(Dataset entries)
class OlbPupilLaunch(C.Structure):
    _fields_ = [("Px", C.c_void_p), ("Py", C.c_void_p), ("origin0", C.c_double * 3), ("origin_scale", C.c_double * 2),
                ("target0", C.c_double * 3), ("target_scale", C.c_double * 2), ("intensity", C.c_double),
                ("Hx", C.c_void_p), ("Hy", C.c_void_p), ("field_mode", C.c_int32), ("n_vig", C.c_int32),
                ("field_arg", C.c_double), ("origin_field", C.c_double * 2), ("target_field", C.c_double * 2),
                ("vig_power", C.c_int32), ("reserved", C.c_int32), ("vig", (C.c_double * 4) * 16)]


class OlbWavefrontRef(C.Structure):
    _fields_ = [("center", C.c_double * 3), ("radius", C.c_double), ("n_image", C.c_double), ("tilt", C.c_double * 2),
                ("opd_ref", C.c_double), ("wavelength_um", C.c_double)]


class OlbWavefrontOut(C.Structure):
    _fields_ = [(n, C.c_void_p) for n in ("opd", "pupil_x", "pupil_y", "pupil_z", "intensity")]


class OlbPolarization(C.Structure):
    _fields_ = [("is_polarized", C.c_int32), ("reserved", C.c_int32), ("Ex", C.c_double), ("Ey", C.c_double),
                ("phase_x", C.c_double), ("phase_y", C.c_double), ("intensity", C.c_void_p)]


class OlbTraceCall(C.Structure):
    _fields_ = [("first", C.c_int32), ("last", C.c_int32), ("n_rays", C.c_int64), ("flags", C.c_uint32),
                ("rng_stream", C.c_uint32), ("rays", C.POINTER(OlbRays)), ("rec", C.POINTER(OlbRecords)),
                ("launch", C.POINTER(OlbPupilLaunch)), ("center", C.c_double * 2), ("moments", C.c_void_p),
                ("rays_per_system", C.c_int64), ("wavefront_ref", C.POINTER(OlbWavefrontRef)),
                ("wavefront_out", C.POINTER(OlbWavefrontOut)), ("pol", C.POINTER(OlbPolarization)),
                ("status", C.c_void_p)]


class OlbAimCall(C.Structure):
    _fields_ = [("first", C.c_int32), ("last", C.c_int32), ("n_rays", C.c_int64), ("rays", C.POINTER(OlbRays)),
                ("Px", C.c_void_p), ("Py", C.c_void_p), ("r_stop", C.c_double), ("J_factor", C.c_double),
                ("tol", C.c_double), ("max_iter", C.c_int32), ("infinite", C.c_int32), ("status", C.c_void_p)]


class OlbIrradiance(C.Structure):
    _fields_ = [("x", C.c_void_p), ("y", C.c_void_p), ("z", C.c_void_p), ("i", C.c_void_p), ("n_rays", C.c_int64),
                ("frame", C.c_int32), ("nx", C.c_int32), ("ny", C.c_int32), ("path", C.c_int32),
                ("t", C.c_double * 3), ("R", C.c_double * 9), ("x_edges", C.c_void_p), ("y_edges", C.c_void_p),
                ("edges", C.c_void_p), ("hist", C.c_void_p)]


IRR_FRAME_TRANSLATE, IRR_FRAME_AFFINE = 0, 1
IRR_PATH_AUTO, IRR_PATH_SHARED, IRR_PATH_GLOBAL = 0, 1, 2


class OlbDeviceTable(C.Structure):
    _fields_ = [
        ("workspace", C.c_void_p), ("workspace_bytes", C.c_int64), ("magic", C.c_uint32),
        ("features", C.c_uint32), ("n_surfaces", C.c_int32), ("n_wl", C.c_int32),
        ("off_f64", C.c_int32), ("bytes_f64", C.c_int32), ("off_f32", C.c_int32),
        ("bytes_f32", C.c_int32), ("bwd_supported", C.c_int32), ("bwd_slots", C.c_int32),
        ("n_systems", C.c_int32), ("stride_f64", C.c_int32), ("stride_f32", C.c_int32), ("hints", C.c_int32),
    ]


_P = C.POINTER
SYMBOLS = {
    "olb_version": (C.c_int, []),
    "olb_last_error": (C.c_int, [C.c_char_p, C.c_int]),
    "olb_launch_count": (C.c_int64, []),
    "olb_table_workspace_bytes": (C.c_int64, [_P(OlbTable)]),
    "olb_table_upload": (C.c_int, [_P(OlbTable), C.c_void_p, C.c_int64, C.c_void_p, _P(OlbDeviceTable)]),
    "olb_trace_call_f32": (C.c_int, [_P(OlbDeviceTable), _P(OlbTraceCall), C.c_void_p]),
    "olb_trace_call_f64": (C.c_int, [_P(OlbDeviceTable), _P(OlbTraceCall), C.c_void_p]),
    "olb_aim_f32": (C.c_int, [_P(OlbDeviceTable), _P(OlbAimCall), C.c_void_p]),
    "olb_aim_f64": (C.c_int, [_P(OlbDeviceTable), _P(OlbAimCall), C.c_void_p]),
    "olb_trace_bwd_f32": (C.c_int, [_P(OlbDeviceTable), C.c_int32, C.c_int32, _P(OlbRays), _P(OlbRecords),
                                    _P(OlbRecords), _P(OlbRays), C.c_void_p, C.c_void_p, C.c_int64, C.c_uint64,
                                    C.c_void_p]),
    "olb_trace_bwd_f64": (C.c_int, [_P(OlbDeviceTable), C.c_int32, C.c_int32, _P(OlbRays), _P(OlbRecords),
                                    _P(OlbRecords), _P(OlbRays), C.c_void_p, C.c_void_p, C.c_int64, C.c_uint64,
                                    C.c_void_p]),
    "olb_table_batch_workspace_bytes": (C.c_int64, [_P(OlbTable), C.c_int32]),
    "olb_table_upload_batch": (C.c_int, [_P(OlbTable), C.c_void_p, C.c_int32, C.c_void_p, C.c_int64, C.c_void_p,
                                         _P(OlbDeviceTable)]),
    "olb_huygens_psf_f64": (C.c_int, [C.c_void_p, C.c_void_p, C.c_void_p, C.c_int64, C.c_void_p, C.c_void_p, C.c_void_p,
                                      C.c_void_p, C.c_void_p, C.c_void_p, C.c_int32, C.c_double, C.c_double,
                                      C.c_void_p, C.c_void_p, C.c_void_p]),
    "olb_fft_pupil_f64": (C.c_int, [C.c_void_p, C.c_void_p, C.c_int64, C.c_void_p, C.c_int32, C.c_int32, C.c_void_p, C.c_void_p]),
    "olb_fft_pupil_f32": (C.c_int, [C.c_void_p, C.c_void_p, C.c_int64, C.c_void_p, C.c_int32, C.c_int32, C.c_void_p, C.c_void_p]),
    "olb_fft_psf_accumulate_f64": (C.c_int, [C.c_void_p, C.c_int32, C.c_int32, C.c_int32, C.c_double, C.c_double, C.c_void_p, C.c_void_p]),
    "olb_fft_psf_accumulate_f32": (C.c_int, [C.c_void_p, C.c_int32, C.c_int32, C.c_int32, C.c_double, C.c_double, C.c_void_p, C.c_void_p]),
    "olb_irradiance_f32": (C.c_int, [_P(OlbIrradiance), C.c_void_p]),
    "olb_irradiance_f64": (C.c_int, [_P(OlbIrradiance), C.c_void_p]),
    "olb_host_scratch_bytes": (C.c_int64, [C.c_int32, C.c_int64]),
    "olb_trace_host_f32": (C.c_int, [_P(OlbDeviceTable), C.c_int32, C.c_int32, _P(OlbPupilLaunch), _P(OlbRays),
                                     _P(OlbRays), _P(OlbRecords), C.c_int64, C.c_int64, C.c_void_p, C.c_int64,
                                     C.c_uint32, C.c_void_p]),
    "olb_trace_host_f64": (C.c_int, [_P(OlbDeviceTable), C.c_int32, C.c_int32, _P(OlbPupilLaunch), _P(OlbRays),
                                     _P(OlbRays), _P(OlbRecords), C.c_int64, C.c_int64, C.c_void_p, C.c_int64,
                                     C.c_uint32, C.c_void_p]),
}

**Assignment**. Write out each entry above exactly as it is written.

**Completed task**.
class OlbPupilLaunch(C.Structure):
    _fields_ = [("Px", C.c_void_p), ("Py", C.c_void_p), ("origin0", C.c_double * 3), ("origin_scale", C.c_double * 2),
                ("target0", C.c_double * 3), ("target_scale", C.c_double * 2), ("intensity", C.c_double),
                ("Hx", C.c_void_p), ("Hy", C.c_void_p), ("field_mode", C.c_int32), ("n_vig", C.c_int32),
                ("field_arg", C.c_double), ("origin_field", C.c_double * 2), ("target_field", C.c_double * 2),
                ("vig_power", C.c_int32), ("reserved", C.c_int32), ("vig", (C.c_double * 4) * 16)]


class OlbWavefrontRef(C.Structure):
    _fields_ = [("center", C.c_double * 3), ("radius", C.c_double), ("n_image", C.c_double), ("tilt", C.c_double * 2),
                ("opd_ref", C.c_double), ("wavelength_um", C.c_double)]


class OlbWavefrontOut(C.Structure):
    _fields_ = [(n, C.c_void_p) for n in ("opd", "pupil_x", "pupil_y", "pupil_z", "intensity")]


class OlbPolarization(C.Structure):
    _fields_ = [("is_polarized", C.c_int32), ("reserved", C.c_int32), ("Ex", C.c_double), ("Ey", C.c_double),
                ("phase_x", C.c_double), ("phase_y", C.c_double), ("intensity", C.c_void_p)]


class OlbTraceCall(C.Structure):
    _fields_ = [("first", C.c_int32), ("last", C.c_int32), ("n_rays", C.c_int64), ("flags", C.c_uint32),
                ("rng_stream", C.c_uint32), ("rays", C.POINTER(OlbRays)), ("rec", C.POINTER(OlbRecords)),
                ("launch", C.POINTER(OlbPupilLaunch)), ("center", C.c_double * 2), ("moments", C.c_void_p),
                ("rays_per_system", C.c_int64), ("wavefront_ref", C.POINTER(OlbWavefrontRef)),
                ("wavefront_out", C.POINTER(OlbWavefrontOut)), ("pol", C.POINTER(OlbPolarization)),
                ("status", C.c_void_p)]


class OlbAimCall(C.Structure):
    _fields_ = [("first", C.c_int32), ("last", C.c_int32), ("n_rays", C.c_int64), ("rays", C.POINTER(OlbRays)),
                ("Px", C.c_void_p), ("Py", C.c_void_p), ("r_stop", C.c_double), ("J_factor", C.c_double),
                ("tol", C.c_double), ("max_iter", C.c_int32), ("infinite", C.c_int32), ("status", C.c_void_p)]


class OlbIrradiance(C.Structure):
    _fields_ = [("x", C.c_void_p), ("y", C.c_void_p), ("z", C.c_void_p), ("i", C.c_void_p), ("n_rays", C.c_int64),
                ("frame", C.c_int32), ("nx", C.c_int32), ("ny", C.c_int32), ("path", C.c_int32),
                ("t", C.c_double * 3), ("R", C.c_double * 9), ("x_edges", C.c_void_p), ("y_edges", C.c_void_p),
                ("edges", C.c_void_p), ("hist", C.c_void_p)]


IRR_FRAME_TRANSLATE, IRR_FRAME_AFFINE = 0, 1
IRR_PATH_AUTO, IRR_PATH_SHARED, IRR_PATH_GLOBAL = 0, 1, 2


class OlbDeviceTable(C.Structure):
    _fields_ = [
        ("workspace", C.c_void_p), ("workspace_bytes", C.c_int64), ("magic", C.c_uint32),
        ("features", C.c_uint32), ("n_surfaces", C.c_int32), ("n_wl", C.c_int32),
        ("off_f64", C.c_int32), ("bytes_f64", C.c_int32), ("off_f32", C.c_int32),
        ("bytes_f32", C.c_int32), ("bwd_supported", C.c_int32), ("bwd_slots", C.c_int32),
        ("n_systems", C.c_int32), ("stride_f64", C.c_int32), ("stride_f32", C.c_int32), ("hints", C.c_int32),
    ]


_P = C.POINTER
SYMBOLS = {
    "olb_version": (C.c_int, []),
    "olb_last_error": (C.c_int, [C.c_char_p, C.c_int]),
    "olb_launch_count": (C.c_int64, []),
    "olb_table_workspace_bytes": (C.c_int64, [_P(OlbTable)]),
    "olb_table_upload": (C.c_int, [_P(OlbTable), C.c_void_p, C.c_int64, C.c_void_p, _P(OlbDeviceTable)]),
    "olb_trace_call_f32": (C.c_int, [_P(OlbDeviceTable), _P(OlbTraceCall), C.c_void_p]),
    "olb_trace_call_f64": (C.c_int, [_P(OlbDeviceTable), _P(OlbTraceCall), C.c_void_p]),
    "olb_aim_f32": (C.c_int, [_P(OlbDeviceTable), _P(OlbAimCall), C.c_void_p]),
    "olb_aim_f64": (C.c_int, [_P(OlbDeviceTable), _P(OlbAimCall), C.c_void_p]),
    "olb_trace_bwd_f32": (C.c_int, [_P(OlbDeviceTable), C.c_int32, C.c_int32, _P(OlbRays), _P(OlbRecords),
                                    _P(OlbRecords), _P(OlbRays), C.c_void_p, C.c_void_p, C.c_int64, C.c_uint64,
                                    C.c_void_p]),
    "olb_trace_bwd_f64": (C.c_int, [_P(OlbDeviceTable), C.c_int32, C.c_int32, _P(OlbRays), _P(OlbRecords),
                                    _P(OlbRecords), _P(OlbRays), C.c_void_p, C.c_void_p, C.c_int64, C.c_uint64,
                                    C.c_void_p]),
    "olb_table_batch_workspace_bytes": (C.c_int64, [_P(OlbTable), C.c_int32]),
    "olb_table_upload_batch": (C.c_int, [_P(OlbTable), C.c_void_p, C.c_int32, C.c_void_p, C.c_int64, C.c_void_p,
                                         _P(OlbDeviceTable)]),
    "olb_huygens_psf_f64": (C.c_int, [C.c_void_p, C.c_void_p, C.c_void_p, C.c_int64, C.c_void_p, C.c_void_p, C.c_void_p,
                                      C.c_void_p, C.c_void_p, C.c_void_p, C.c_int32, C.c_double, C.c_double,
                                      C.c_void_p, C.c_void_p, C.c_void_p]),
    "olb_fft_pupil_f64": (C.c_int, [C.c_void_p, C.c_void_p, C.c_int64, C.c_void_p, C.c_int32, C.c_int32, C.c_void_p, C.c_void_p]),
    "olb_fft_pupil_f32": (C.c_int, [C.c_void_p, C.c_void_p, C.c_int64, C.c_void_p, C.c_int32, C.c_int32, C.c_void_p, C.c_void_p]),
    "olb_fft_psf_accumulate_f64": (C.c_int, [C.c_void_p, C.c_int32, C.c_int32, C.c_int32, C.c_double, C.c_double, C.c_void_p, C.c_void_p]),
    "olb_fft_psf_accumulate_f32": (C.c_int, [C.c_void_p, C.c_int32, C.c_int32, C.c_int32, C.c_double, C.c_double, C.c_void_p, C.c_void_p]),
    "olb_irradiance_f32": (C.c_int, [_P(OlbIrradiance), C.c_void_p]),
    "olb_irradiance_f64": (C.c_int, [_P(OlbIrradiance), C.c_void_p]),
    "olb_host_scratch_bytes": (C.c_int64, [C.c_int32, C.c_int64]),
    "olb_trace_host_f32": (C.c_int, [_P(OlbDeviceTable), C.c_int32, C.c_int32, _P(OlbPupilLaunch), _P(OlbRays),
                                     _P(OlbRays), _P(OlbRecords), C.c_int64, C.c_int64, C.c_void_p, C.c_int64,
                                     C.c_uint32, C.c_void_p]),
    "olb_trace_host_f64": (C.c_int, [_P(OlbDeviceTable), C.c_int32, C.c_int32, _P(OlbPupilLaunch), _P(OlbRays),
                                     _P(OlbRays), _P(OlbRecords), C.c_int64, C.c_int64, C.c_void_p, C.c_int64,
                                     C.c_uint32, C.c_void_p]),
}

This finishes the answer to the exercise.